Setelah melakukan pembunuhan, pelaku juga memperkosa ibu dan anak tertua korban yang sudah meninggal, pelaku juga sempat berpura-pura menjadi saksi sebelum akhirnya ditetapkan sebagai tersangka. Motif pembunuhan ini lantaran sakit hati hubungannya dengan anak korban tidak direstui, serta masalah pinjaman barang yang tidak kunjung dikembalikan. 

Sistem Sekuler Kapitalis Menghasilkan Individu Sadis 

Jika ditelisik penyebab pembunuhan hanya karena hal sepele, dan pelaku merupakan remaja yang masih duduk di bangku sekolah, bagaimana mungkin anak usia belasan tahun ini tega melakukan pembunuhan dan pelecehan satu keluarga yang masih bertetangga dengan rumahnya, darimana dia belajar sehingga mampu melakukan hal yang sangat tidak manusiawi.

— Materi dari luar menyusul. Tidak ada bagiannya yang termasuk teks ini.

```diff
@@ -570,7 +621,19 @@
             }
             __syncthreads();
             if (k == 0) FE_CLK(24);
+            auto sk_host = [&]() {
+                static_for<W8::NSK>([&](auto i_) {
+                    if (W8::sk_block(decltype(i_)::value) == k) {
+                        if (wh == 0) sk_panel(i_, std::integral_constant<int, W8::NTA>{});
+                        else if constexpr (W8::NTB > 0) sk_panel(i_, std::integral_constant<int, W8::NTB>{});
+                    }
+                });
+            };
+            if (wh == 0) sk_host();
+            __builtin_amdgcn_s_setprio(1);
             attention_head<S, 1, LDG>(Gi, Hl, ws * 3 * HD, ws, wh, 1, lane);
+            __builtin_amdgcn_s_setprio(0);
+            if (wh != 0) sk_host();
             __syncthreads();
             if (k == 0) FE_CLK(25);
             {
@@ -642,17 +705,16 @@
         FE_CLK(8);
         static_for<S::NL>([&](auto l_) {
             constexpr int l = decltype(l_)::value;
-            const float* skip = Ebuf + (S::NL - l) * S::ACT;
             {
                 FE8_BEGIN_UNIT(S::U_DEC + l * 2);
                 constexpr bool FOLD0 = (l == 0);
                 constexpr int K0 = FOLD0 ? S::KS_2 : S::KS_C;
                 const float* xa = FOLD0 ? Y2 + (16 * ws + li) * LDX + lg : Wx + (16 * ws + li + 1) * LDC + lg;
-                const float* sk = skip + (16 * ws + li + 1) * LDC + lg;
-                conv8_pair<S, W8::NTA, W8::NTB, K0 + S::KS_C, C1, LDC, true>(
-                    wh, [&](int ks) { return ks < K0 ? xa[4 * ks] : sk[4 * (ks - K0)]; },
+                static_assert(K0 == W8::sk_k0(l), "the x segment comes first");
+                conv8_pair<S, W8::NTA, W8::NTB, K0, C1, LDC, true>(
+                    wh, [&](int ks) { return xa[4 * ks]; },
                     [&](int j, int ks) { return wb.at(o.dec1_w[l] + (j * (K0 + S::KS_C) + ks) * 64); },
-                    [&](int j) { return wb.at16x4(o.dec1_b[l] + j * 64); }, stage, Wy, 1, ws, lane, ap);
+                    [&](int j) { return sk_start(l_, j); }, stage, Wy, 1, ws, lane, ap);
             }
             __syncthreads();
             {
@@ -674,11 +736,11 @@
         {
             FE8_BEGIN_UNIT(S::U_POST);
             const float* xa = Wx + (16 * ws + li + 1) * LDC + lg;
-            const float* sk = Ebuf + (16 * ws + li + 1) * LDC + lg;
-            conv8_pair<S, W8::NTA, W8::NTB, 2 * S::KS_C, C1, LDC, true>(
-                wh, [&](int ks) { return ks < S::KS_C ? xa[4 * ks] : sk[4 * (ks - S::KS_C)]; },
+            static_assert(W8::sk_k0(S::NL) == S::KS_C, "the x segment comes first");
+            conv8_pair<S, W8::NTA, W8::NTB, S::KS_C, C1, LDC, true>(
+                wh, [&](int ks) { return xa[4 * ks]; },
                 [&](int j, int ks) { return wb.at(o.post1_w + (j * (2 * S::KS_C) + ks) * 64); },
-                [&](int j) { return wb.at16x4(o.post1_b + j * 64); }, stage, Wy, 1, ws, lane, ap);
+                [&](int j) { return sk_start(std::integral_constant<int, S::NL>{}, j); }, stage, Wy, 1, ws, lane, ap);
         }
         __syncthreads();
         {
```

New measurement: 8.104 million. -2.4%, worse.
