# maryambabaei/hybrid-FEM-LSSVR

Measured on AMD Instinct MI355X. Metric: LSSVR-enhanced elements/sec, 1D Poisson deg-8/16-pt, higher is better.
Workload: dtype f64

## Files before the change

### __graft_entry__.py

```python
from __future__ import annotations

import os
import subprocess
import sys

ROOT = os.path.dirname(os.path.abspath(__file__))
if ROOT not in sys.path:
    sys.path.insert(0, ROOT)

CSRC = os.path.join(ROOT, "hybrid_fem_lssvr_amd", "csrc")


def build() -> None:
    if os.environ.get("LSSVR_HIP_LIB"):
        raise RuntimeError("LSSVR_HIP_LIB is set: build(), the tests and the benchmark use the one "
                           "in-tree library only (the override is for scripts/ A/B experiments)")
    env = dict(os.environ)
    env.setdefault("HIPCC", "/opt/rocm/bin/hipcc")
    subprocess.run(["make", "-C", CSRC, "-j", str(min(8, os.cpu_count() or 1))], check=True, env=env)
    subprocess.run(["make", "-C", CSRC, "demo"], check=True, env=env)
    subprocess.run(["make", "-C", CSRC, "check-dpp"], check=True, env=env)
    import hybrid_fem_lssvr_amd as pkg
    lib = pkg._capi.load()
    assert pkg._capi.LIB_PATH == pkg._capi.IN_TREE_LIB
    assert lib.lssvr_version() == pkg._capi.ABI_VERSION
    import oracle.lssvr_oracle


def smoke() -> None:
    import numpy as np
    import torch
    import hybrid_fem_lssvr_amd as pkg
    from oracle import lssvr_oracle as orc

    if not torch.cuda.is_available():
        raise RuntimeError("smoke() needs cuda:0 (MI355X); there is no CPU fallback")
    solver = pkg.FEMLSSVRPrimalSolver(25, lssvr_M=9, lssvr_gamma=1e4, global_domain=(-1, 1),
                                      n_colloc=16)
    solver.solve()
    nodes = np.linspace(-1, 1, 25)
    u_ref = orc.fem_p1_solve(nodes)
    assert np.max(np.abs(solver.fem_values - u_ref)) < 1e-13, "P1 solve mismatch"
    W = np.array([f.coef for f in solver.lssvr_functions])
    W_ref = orc.enhance_all_vec(nodes, solver.fem_values, 9, 1e4, 16)
    err = orc.rel_l2_coef(W, W_ref).max()
    assert err < 1e-12, f"enhance mismatch {err}"
    xq = np.linspace(-1, 1, 201)
    uq = solver.evaluate_solution(xq)
    uo, eo = orc.evaluate_solution(nodes, W, xq)
    assert np.max(np.abs(uq - uo)) < 1e-14, "evaluate mismatch"
    assert np.array_equal(solver.element_indices(xq), eo), "element index mismatch"
    l2 = np.linalg.norm(uq - orc.true_solution(xq)) / np.linalg.norm(orc.true_solution(xq))
    big = pkg.enhance_elements(nodes, solver.fem_values, 33, 1e4, n_colloc=64)
    Wb = big.W.cpu().numpy()
    Wb_ref = orc.enhance_all_vec(nodes, solver.fem_values, 33, 1e4, 64)
    errb = orc.rel_l2_coef(Wb, Wb_ref).max()
    assert errb < 1e-11, f"degree-32 mismatch {errb}"
    print(f"smoke ok: deg8 rel-L2 vs oracle {err:.2e}, deg32 {errb:.2e}, "
          f"hybrid rel-L2 error vs sin(pi x) {l2:.3e}")


if __name__ == "__main__":
    build()
    if len(sys.argv) > 1 and sys.argv[1] == "smoke":
        smoke()
```

### hybrid_fem_lssvr_amd/csrc/capi.hip

```cpp
#include <cstdarg>
#include <vector>
#include <cstdio>
#include <cstring>

#include <new>
#include "lssvr_kernels.hpp"

namespace {

thread_local char g_err[256] = {0};

int fail(int code, const char* fmt, ...) {
  va_list ap;
  va_start(ap, fmt);
  vsnprintf(g_err, sizeof(g_err), fmt, ap);
  va_end(ap);
  return code;
}

int check_launch(hipError_t e, const char* what) {
  if (e == hipSuccess) return LSSVR_OK;
  return fail(LSSVR_ERR_LAUNCH, "%s: %s", what, hipGetErrorString(e));
}

int check_ne(int64_t ne, int ne_min = 1, const char* why = "") {
  if (ne < ne_min) return fail(LSSVR_ERR_SIZE, "ne = %lld < %d%s", (long long)ne, ne_min, why);
  if (ne > (int64_t)1 << 40) return fail(LSSVR_ERR_SIZE, "ne = %lld too large", (long long)ne);
  return LSSVR_OK;
}

bool is_finite(double v) { return v > -INFINITY && v < INFINITY; }

int check_layout(int table_layout) {
  if (table_layout != LSSVR_TABLE_ELEMENT_MAJOR && table_layout != LSSVR_TABLE_POINT_MAJOR)
    return fail(LSSVR_ERR_SIZE, "unknown table_layout %d", table_layout);
  return LSSVR_OK;
}

int check_kinds(int kind_left, int kind_right) {
  if ((kind_left != LSSVR_END_DIRICHLET && kind_left != LSSVR_END_ROBIN) ||
      (kind_right != LSSVR_END_DIRICHLET && kind_right != LSSVR_END_ROBIN))
    return fail(LSSVR_ERR_SIZE, "end kinds (%d, %d) must be LSSVR_END_DIRICHLET or LSSVR_END_ROBIN", kind_left,
                kind_right);
  return LSSVR_OK;
}

int check_nl_kind(int kind, int nterm) {
  if (kind != LSSVR_NL_POLY && kind != LSSVR_NL_EXP)
    return fail(LSSVR_ERR_RHS, "unknown kind %d (LSSVR_NL_POLY or LSSVR_NL_EXP)", kind);
  if (kind == LSSVR_NL_POLY && (nterm < 1 || nterm > 6))
    return fail(LSSVR_ERR_SIZE, "nterm = %d outside [1, 6]", nterm);
  if (kind == LSSVR_NL_EXP && nterm != 2) return fail(LSSVR_ERR_SIZE, "nterm = %d: LSSVR_NL_EXP has q_0 and q_1", nterm);
  return LSSVR_OK;
}

int bind_enhance(lssvr::EnhanceArgs& a, const double* x, const double* u, int64_t ne, int64_t elem_offset,
                 int64_t ne_global, double gxmin, double gxmax, double bc_left, double bc_right, int M,
                 int n_colloc, double gamma, double* W, int32_t* status, int32_t* fail_count) {
  if (ne < 0) return fail(LSSVR_ERR_SIZE, "ne = %lld < 0", (long long)ne);
  if (ne > 0 && (!x || !u || !W)) return fail(LSSVR_ERR_NULL, "x, u and W must be non-NULL");
  if (elem_offset < 0 || ne_global < elem_offset + ne)
    return fail(LSSVR_ERR_SIZE, "shard [%lld, %lld) does not fit ne_global = %lld",
                (long long)elem_offset, (long long)(elem_offset + ne), (long long)ne_global);
  if (M < 2 || M > lssvr::kLargeMaxM)
    return fail(LSSVR_ERR_DEGREE, "M = %d outside [2, %d]", M, lssvr::kLargeMaxM);
  if (n_colloc < 2 || n_colloc > 4096)
    return fail(LSSVR_ERR_SIZE, "n_colloc = %d outside [2, 4096]", n_colloc);
  if (!(gamma > 0.0)) return fail(LSSVR_ERR_SIZE, "gamma must be > 0");
  if (ne * (int64_t)M / M != ne) return fail(LSSVR_ERR_SIZE, "ne*M overflows");
  a = lssvr::EnhanceArgs{};
  a.x = x;
  a.u = u;
  a.ne = ne;
  a.ne_mesh = ne;
  a.elem_offset = elem_offset;
  a.ne_global = ne_global;
  a.gxmin = gxmin;
  a.gxmax = gxmax;
  a.bc_left = bc_left;
  a.bc_right = bc_right;
  a.gamma = gamma;
  a.inv_gamma = 1.0 / gamma;
// ... 260 lines not shown

int colloc_points_entry(const double* x, int64_t ne, int n_colloc, double* xc, void* stream, bool point_major) {
  if (ne < 0) return fail(LSSVR_ERR_SIZE, "ne < 0");
  if (n_colloc < 2) return fail(LSSVR_ERR_SIZE, "n_colloc < 2");
  if (ne > 0 && (!x || !xc)) return fail(LSSVR_ERR_NULL, "x and xc must be non-NULL");
  return check_launch(lssvr::colloc_points(x, ne, n_colloc, xc, reinterpret_cast<hipStream_t>(stream), point_major),
                      point_major ? "colloc_points(point-major)" : "colloc_points");
}

}

extern "C" {

int lssvr_version(void) { return LSSVR_ABI_VERSION; }

const char* lssvr_last_error(void) { return g_err; }

int lssvr_enhance(const double* x, const double* u, int64_t ne, int64_t elem_offset,
                  int64_t ne_global, double gxmin, double gxmax, double bc_left, double bc_right,
                  int M, int n_colloc, double gamma, int rhs_id, const double* rhs_params_host,
                  const double* rhs_values, int solver_id, double* W, int32_t* status,
                  int32_t* fail_count, void* stream) {
  return lssvr_enhance_ws(x, u, ne, elem_offset, ne_global, gxmin, gxmax, bc_left, bc_right, M, n_colloc, gamma,
                          rhs_id, rhs_params_host, rhs_values, solver_id, W, status, fail_count, nullptr, 0, stream,
                          nullptr);
}

int64_t lssvr_enhance_work_bytes(int64_t ne, int M, int n_colloc, int solver_id) {
  if (ne <= 0) return 0;
  if (solver_id == LSSVR_SOLVER_PRIMAL_MOMENT) return lssvr::enhance_moment_ws_bytes(ne, M, n_colloc);
  if (solver_id != LSSVR_SOLVER_PRIMAL || M <= lssvr::kSmallMaxM) return 0;
  return lssvr::enhance_moment_ws_bytes(ne, M, n_colloc);
}

int lssvr_enhance_ws(const double* x, const double* u, int64_t ne, int64_t elem_offset,
                     int64_t ne_global, double gxmin, double gxmax, double bc_left, double bc_right,
                     int M, int n_colloc, double gamma, int rhs_id, const double* rhs_params_host,
                     const double* rhs_values, int solver_id, double* W, int32_t* status,
                     int32_t* fail_count, void* work, int64_t work_bytes, void* stream,
                     float* kernel_ms_host) {
  lssvr::EnhanceArgs a;
  const int rc = bind_enhance_ws(a, x, u, ne, elem_offset, ne_global, gxmin, gxmax, bc_left, bc_right, M, n_colloc,
                                 gamma, rhs_id, rhs_params_host, rhs_values, solver_id, W, status, fail_count, work,
                                 work_bytes);
  if (rc != LSSVR_OK || ne == 0) return rc;
  hipStream_t s = reinterpret_cast<hipStream_t>(stream);
  return timed_launch([&](const lssvr::LaunchOpts* o) { return enhance_dispatch(a, solver_id, s, o, work, work_bytes); },
                      kernel_ms_host);
}

int lssvr_enhance_ws_sequence(const double* x, const double* u, int64_t ne, int64_t elem_offset,
                              int64_t ne_global, double gxmin, double gxmax, double bc_left, double bc_right,
                              int M, int n_colloc, double gamma, int rhs_id, const double* rhs_params_host,
                              const double* rhs_values, int solver_id, double* W, int32_t* status,
                              int32_t* fail_count, void* work, int64_t work_bytes, void* stream,
                              int repeats, float* kernel_ms_host) {
  lssvr::EnhanceArgs a;
  int rc = check_sequence(ne, repeats, kernel_ms_host);
  if (rc == LSSVR_OK)
    rc = bind_enhance_ws(a, x, u, ne, elem_offset, ne_global, gxmin, gxmax, bc_left, bc_right, M, n_colloc, gamma,
                         rhs_id, rhs_params_host, rhs_values, solver_id, W, status, fail_count, work, work_bytes);
  if (rc != LSSVR_OK) return rc;
  hipStream_t s = reinterpret_cast<hipStream_t>(stream);
  return timed_sequence([&](const lssvr::LaunchOpts* o) { return enhance_dispatch(a, solver_id, s, o, work, work_bytes); },
                        s, repeats, kernel_ms_host);
}

int lssvr_enhance_profiled(const double* x, const double* u, int64_t ne, int64_t elem_offset,
                           int64_t ne_global, double gxmin, double gxmax, double bc_left,
                           double bc_right, int M, int n_colloc, double gamma, int rhs_id,
                           const double* rhs_params_host, const double* rhs_values, int solver_id,
                           double* W, int32_t* status, void* stream, float* kernel_ms_host) {
  if (!kernel_ms_host) return fail(LSSVR_ERR_NULL, "kernel_ms_host must be non-NULL");
  if (ne < 1) return fail(LSSVR_ERR_SIZE, "nothing to profile: ne = %lld", (long long)ne);
  return lssvr_enhance_ws(x, u, ne, elem_offset, ne_global, gxmin, gxmax, bc_left, bc_right, M, n_colloc, gamma,
                          rhs_id, rhs_params_host, rhs_values, solver_id, W, status, nullptr, nullptr, 0, stream,
                          kernel_ms_host);
}

struct lssvr_step_plan {
  lssvr::EnhanceArgs a;
  lssvr::P1Args p;
  const double* memo = nullptr;
};

static int64_t step_memo_bytes(const lssvr_step_plan& b) {
  const lssvr::EnhanceArgs& a = b.a;
  if (a.M > lssvr::kSmallMaxM || a.refine > 0 || a.gamma_values || a.rhs_id != LSSVR_RHS_SIN || a.ne < 1) return 0;
  return 8 * lssvr::step_memo_doubles(a.M, a.ne);
}

static int bind_step(lssvr_step_plan& b, const double* x, const double* u, int64_t ne, int64_t elem_offset,
                     int64_t ne_global, double gxmin, double gxmax, double bc_left, double bc_right,
                     int M, int n_colloc, double gamma, const double* rhs_params_host, int nquad,
                     double* diag, double* off, double* load, double* W, int32_t* status,
                     int32_t* fail_count) {
  lssvr::EnhanceArgs& a = b.a;
  int rc = bind_enhance(a, x, u, ne, elem_offset, ne_global, gxmin, gxmax, bc_left, bc_right, M, n_colloc, gamma,
                        W, status, fail_count);
  if (rc != LSSVR_OK) return rc;
  if (ne < 1) return fail(LSSVR_ERR_SIZE, "ne = %lld < 1", (long long)ne);
  rc = bind_p1(b.p, x, ne, nquad, diag, off, load);
  if (rc == LSSVR_OK) rc = bind_rhs(a, LSSVR_RHS_SIN, rhs_params_host, nullptr, false, "ne");
  if (rc != LSSVR_OK) return rc;
  if (n_colloc < M - 2)
    return fail(LSSVR_ERR_SOLVER, "lssvr_step: n_colloc = %d < M-2 = %d: the primal normal equations are "
                                  "rank deficient; use lssvr_p1_assemble + lssvr_enhance (dual solver)",
                n_colloc, M - 2);
  return bind_p1_rhs(b.p, LSSVR_RHS_SIN, rhs_params_host, nullptr);
}

static int run_step(const lssvr_step_plan& b, hipStream_t s) {
  const lssvr::EnhanceArgs& a = b.a;
  const lssvr::P1Args& p = b.p;
  if (a.M <= lssvr::kSmallMaxM && a.refine == 0)
    return check_launch(lssvr::step_small(a, p, s, nullptr, b.memo), "step_small");
  int rc = check_launch(lssvr::p1_assemble(p, s), "p1_assemble");
  if (rc != LSSVR_OK) return rc;
  if (a.M <= lssvr::kSmallMaxM) return check_launch(lssvr::enhance_small(a, s), "enhance_small(refine)");
  return check_launch(lssvr::enhance_large(a, s), "enhance_large");
}

int lssvr_step(const double* x, const double* u, int64_t ne, int64_t elem_offset,
               int64_t ne_global, double gxmin, double gxmax, double bc_left, double bc_right,
               int M, int n_colloc, double gamma, const double* rhs_params_host, int nquad,
               double* diag, double* off, double* load, double* W, int32_t* status,
               int32_t* fail_count, void* stream) {
  lssvr_step_plan b;
  const int rc = bind_step(b, x, u, ne, elem_offset, ne_global, gxmin, gxmax, bc_left, bc_right, M, n_colloc,
                           gamma, rhs_params_host, nquad, diag, off, load, W, status, fail_count);
  if (rc != LSSVR_OK) return rc;
  return run_step(b, reinterpret_cast<hipStream_t>(stream));
}

int lssvr_step_plan_create(lssvr_step_plan** plan, const double* x, const double* u, int64_t ne,
                           int64_t elem_offset, int64_t ne_global, double gxmin, double gxmax,
                           double bc_left, double bc_right, int M, int n_colloc, double gamma,
                           const double* rhs_params_host, int nquad, double* diag, double* off,
                           double* load, double* W, int32_t* status, int32_t* fail_count) {
  if (!plan) return fail(LSSVR_ERR_NULL, "plan must be non-NULL");
  *plan = nullptr;
  lssvr_step_plan* b = new (std::nothrow) lssvr_step_plan;
  if (!b) return fail(LSSVR_ERR_LAUNCH, "out of host memory");
  const int rc = bind_step(*b, x, u, ne, elem_offset, ne_global, gxmin, gxmax, bc_left, bc_right, M, n_colloc,
                           gamma, rhs_params_host, nquad, diag, off, load, W, status, fail_count);
  if (rc != LSSVR_OK) {
    delete b;
    return rc;
  }
  *plan = b;
  return LSSVR_OK;
}

int lssvr_step_plan_launch(const lssvr_step_plan* plan, void* stream) {
  if (!plan) return fail(LSSVR_ERR_NULL, "plan must be non-NULL");
  return run_step(*plan, reinterpret_cast<hipStream_t>(stream));
}

int64_t lssvr_step_plan_memo_bytes(const lssvr_step_plan* plan) { return plan ? step_memo_bytes(*plan) : 0; }
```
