template <int NS>
__global__ __launch_bounds__(kBlock) void k_cg_step2(size_t n, CgConst cc, const CgState *__restrict__ st_in,
                                                     CgState *__restrict__ st_out, const double *__restrict__ partials_a,
                                                     int nparts_a, const double *__restrict__ Hp, double *__restrict__ r,
                                                     double *__restrict__ p, double *__restrict__ s, HostStatus *hs,
                                                     double *__restrict__ trace, size_t trace_cap, DirGramArgs dg) {
  constexpr int KC = 3 + NS + 2;
  __shared__ double lds[3 * (kWaves + 1)];
  static_assert(KC <= kWaves, "one wave per component");
  CgState cs = load_state(st_in);
  const bool leader = blockIdx.x == 0 && threadIdx.x == 0;
  if (cs.mode == CG_DONE) {
    if (leader) store_state(st_out, cs);
    return;
  }
  const size_t n2 = n >> 1, stride = (size_t)gridDim.x * kBlock, i0 = (size_t)blockIdx.x * kBlock + threadIdx.x;
  double2 hv0 = make_double2(0, 0), rv0 = hv0, pv0 = hv0, sv0 = hv0;
  auto prefetch = [&] {
    if (i0 < n2) {
      hv0 = reinterpret_cast<const double2 *>(Hp)[i0];
      rv0 = reinterpret_cast<double2 *>(r)[i0];
      pv0 = reinterpret_cast<double2 *>(p)[i0];
      sv0 = reinterpret_cast<double2 *>(s)[i0];
    }
  };
  double d[KC];
  reduce_rows<KC>(partials_a, nparts_a, d, lds, prefetch);
  step_a(cs, cc, d[0], d[1], d[2]);
  const int mode_a = cs.mode;
// ... 316 lines not shown
  touch(s_out);
  ctx->fusion.fused_stpcg_solves++;
  MI_REQUIRE(!P || (P->ctx == ctx && P->n == g->n), "preconditioner dimension/context mismatch");
  MI_REQUIRE(!prm->constraint_At || (P && P->apply_project),
             "constraint_At needs a constraint preconditioner (mi_precon_create_constraint)");
  MI_REQUIRE(!(P && P->kind == 3 && ctx->world_size > 1),
             "the constraint preconditioner is single-rank: its reductions are not completed across ranks");
  MI_REQUIRE(prm->Delta > 0, "Trust-region radius (Delta) must be a positive real value");
  MI_REQUIRE(prm->kappa_fgr >= 0 && prm->kappa_fgr < 1,
             "Target fractional reduction of the gradient norm (kappa_fgr) must be a real value in "
             "the range [0,1)");
  MI_REQUIRE(prm->theta >= 0 && prm->theta <= 1,
             "Target superlinear convergence rate (theta) must be a real value in the range [0,1]");
  MI_REQUIRE(prm->epsilon > 0 && prm->epsilon < 1,
             "Relative norm tolerance for declaring a vector to lie in the kernel of H (epsilon) "
             "should be a small positive number in the range (0,1)");

  RangeScope range("mi_stpcg");
  comm_halo_fold_drop(ctx);
  const size_t n = g->n;
  const int pre = !P ? PRE_NONE : (P->kind == 1 ? PRE_DIAG : (P->kind == 2 ? PRE_BLOCK3 : PRE_EXTERNAL));
  MI_REQUIRE(pre != PRE_BLOCK3 || n % 3 == 0, "block-Jacobi preconditioner needs n divisible by 3");
  const bool sharded = slot_mode(ctx);
  const bool rows = rows_mode(ctx);
  const mi_dirgram *dgp = (!ctx->no_dirgram && H->dirgram && H->apply_dir) ? H->dirgram : nullptr;
  if (dgp && dgp->p > 4 && (pre != PRE_NONE || ctx->dirgram_direct)) dgp = nullptr;
  MI_REQUIRE(!dgp || (dgp->p >= 1 && dgp->p <= kMaxP && dgp->n * (size_t)dgp->p == g->n),
             "operator's direction-Gram description does not match the problem dimension");
  const int run_ahead = prm->run_ahead > 0 ? prm->run_ahead : 3;
  const bool lockstep = (ctx->comm != nullptr && ctx->world_size > 1) || ctx->force_lockstep;

  if (P && P->fail_word) MI_HIP(hipMemsetAsync(P->fail_word, 0, sizeof(double), ctx->stream));

  mi_vec *r = nullptr, *v = nullptr, *p = nullptr, *Hp = nullptr;
  MI_TRY(mi_vec_create(ctx, n, &r));
  MI_TRY(mi_vec_create(ctx, n, &p));
  MI_TRY(mi_vec_create(ctx, n, &Hp));
  if (pre != PRE_NONE) MI_TRY(mi_vec_create(ctx, n, &v));
  double *vd = (pre == PRE_NONE) ? r->d : v->d;
  const double *pred = P ? P->data : nullptr;

  size_t tcap = 0;
  if (trace && trace->cap) {
    if (ctx->trace_cap < trace->cap) {
      if (ctx->trace_dev) MI_HIP(hipFree(ctx->trace_dev));
      MI_HIP(hipMalloc((void **)&ctx->trace_dev, 4 * trace->cap * sizeof(double)));
      ctx->trace_cap = trace->cap;
    }
    tcap = ctx->trace_cap;
  }

  ctx->cg_deferred = false;
  ctx->cg_deferred_seq = 0;
  ctx->epoch++;
  ctx->status->word = 0;
  ctx->status->epoch = ctx->epoch;

  CgSetup cfg{prm->Delta, prm->kappa_fgr, prm->theta, prm->epsilon,
              (unsigned long long)prm->max_iterations};
  CgConst cc{prm->Delta, prm->Delta * prm->Delta, prm->epsilon, (unsigned long long)prm->max_iterations, 0ull, 0ull};
  hipStream_t st = ctx->stream;
  const int grid = (pre == PRE_BLOCK3) ? grid_for(ctx, n / 3, 2) : grid_for(ctx, n, 4);
  {
    const size_t n2 = n >> 1, step = (size_t)grid * kBlock;
    cc.rag0 = (n2 / step) * step;
    cc.rag_per = (n2 - cc.rag0 + (size_t)grid - 1) / (size_t)grid;
  }
  const bool recur = dgp && pre == PRE_NONE && !ctx->dirgram_direct;
  const int gns = dgp ? dgp->p * (dgp->p + 1) / 2 : 0;
  const DirGramArgs dga = dgp ? DirGramArgs{dgp->X, dgp->Y, dgp->S, ctx->partials2,
                                            recur ? ctx->scalars + SLOT_GDIR : nullptr, gns}
                              : DirGramArgs{nullptr, nullptr, nullptr, nullptr, nullptr, 0};
  const int sp = (dgp && !recur) ? dgp->p : 0;
  const int kc = recur ? dir_comps(dgp->p) : 3;
  double *slots_g = ctx->scalars + SLOT_GRAM;
  double *slots_a = ctx->scalars + SLOT_CG, *slots_b = ctx->scalars + SLOT_CG + 4;
  CgState *st0 = ctx->cg, *st1 = ctx->cg1;
  const bool folded = sharded && recur && kc <= kIpcVals && comm_fold_enabled(ctx) && !ctx->force_slot_path;
  bool rprime = false;
  if (recur && !folded && dgp->halo_A) {
    const int st_rp = comm_rprime_prepare(ctx, dgp->halo_A, &rprime);
    if (st_rp != MI_OK) {
      mi_vec_destroy(r);
      mi_vec_destroy(p);
      mi_vec_destroy(Hp);
      if (v) mi_vec_destroy(v);
      return st_rp;
    }
  }
  const bool init_fused = recur && n == dgp->n * (size_t)dgp->p;
  const bool gdir_in_scalar_init = recur && !sharded && !rows;
  const bool twok = ctx->cfg.two_kernel_step && recur && dgp->twok && dgp->p == 3 && !sharded && !rows && !lockstep &&
                    init_fused && gdir_in_scalar_init;
  CgState *st_final = st0;
  double *tr = tcap ? ctx->trace_dev : nullptr;
  int ret = MI_OK;
  ctx->cg_live = st0;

Apakah sudah hilang nurani? 

Pemisahan agama dari kehidupan dalam sistem sekuler menjadikan anak-anak generasi muda krisis identitas, tak adanya standar keimanan mengakibatkan mereka berbuat sesukanya, tanpa peduli pada dosa sebab yang mereka kejar hanya kehidupan dunia, obsesi mendapatkan apa saja dengan cara mudah tentu membuat mereka menerjang batas halal haram, karena yang penting keinginan bisa mereka dapatkan. 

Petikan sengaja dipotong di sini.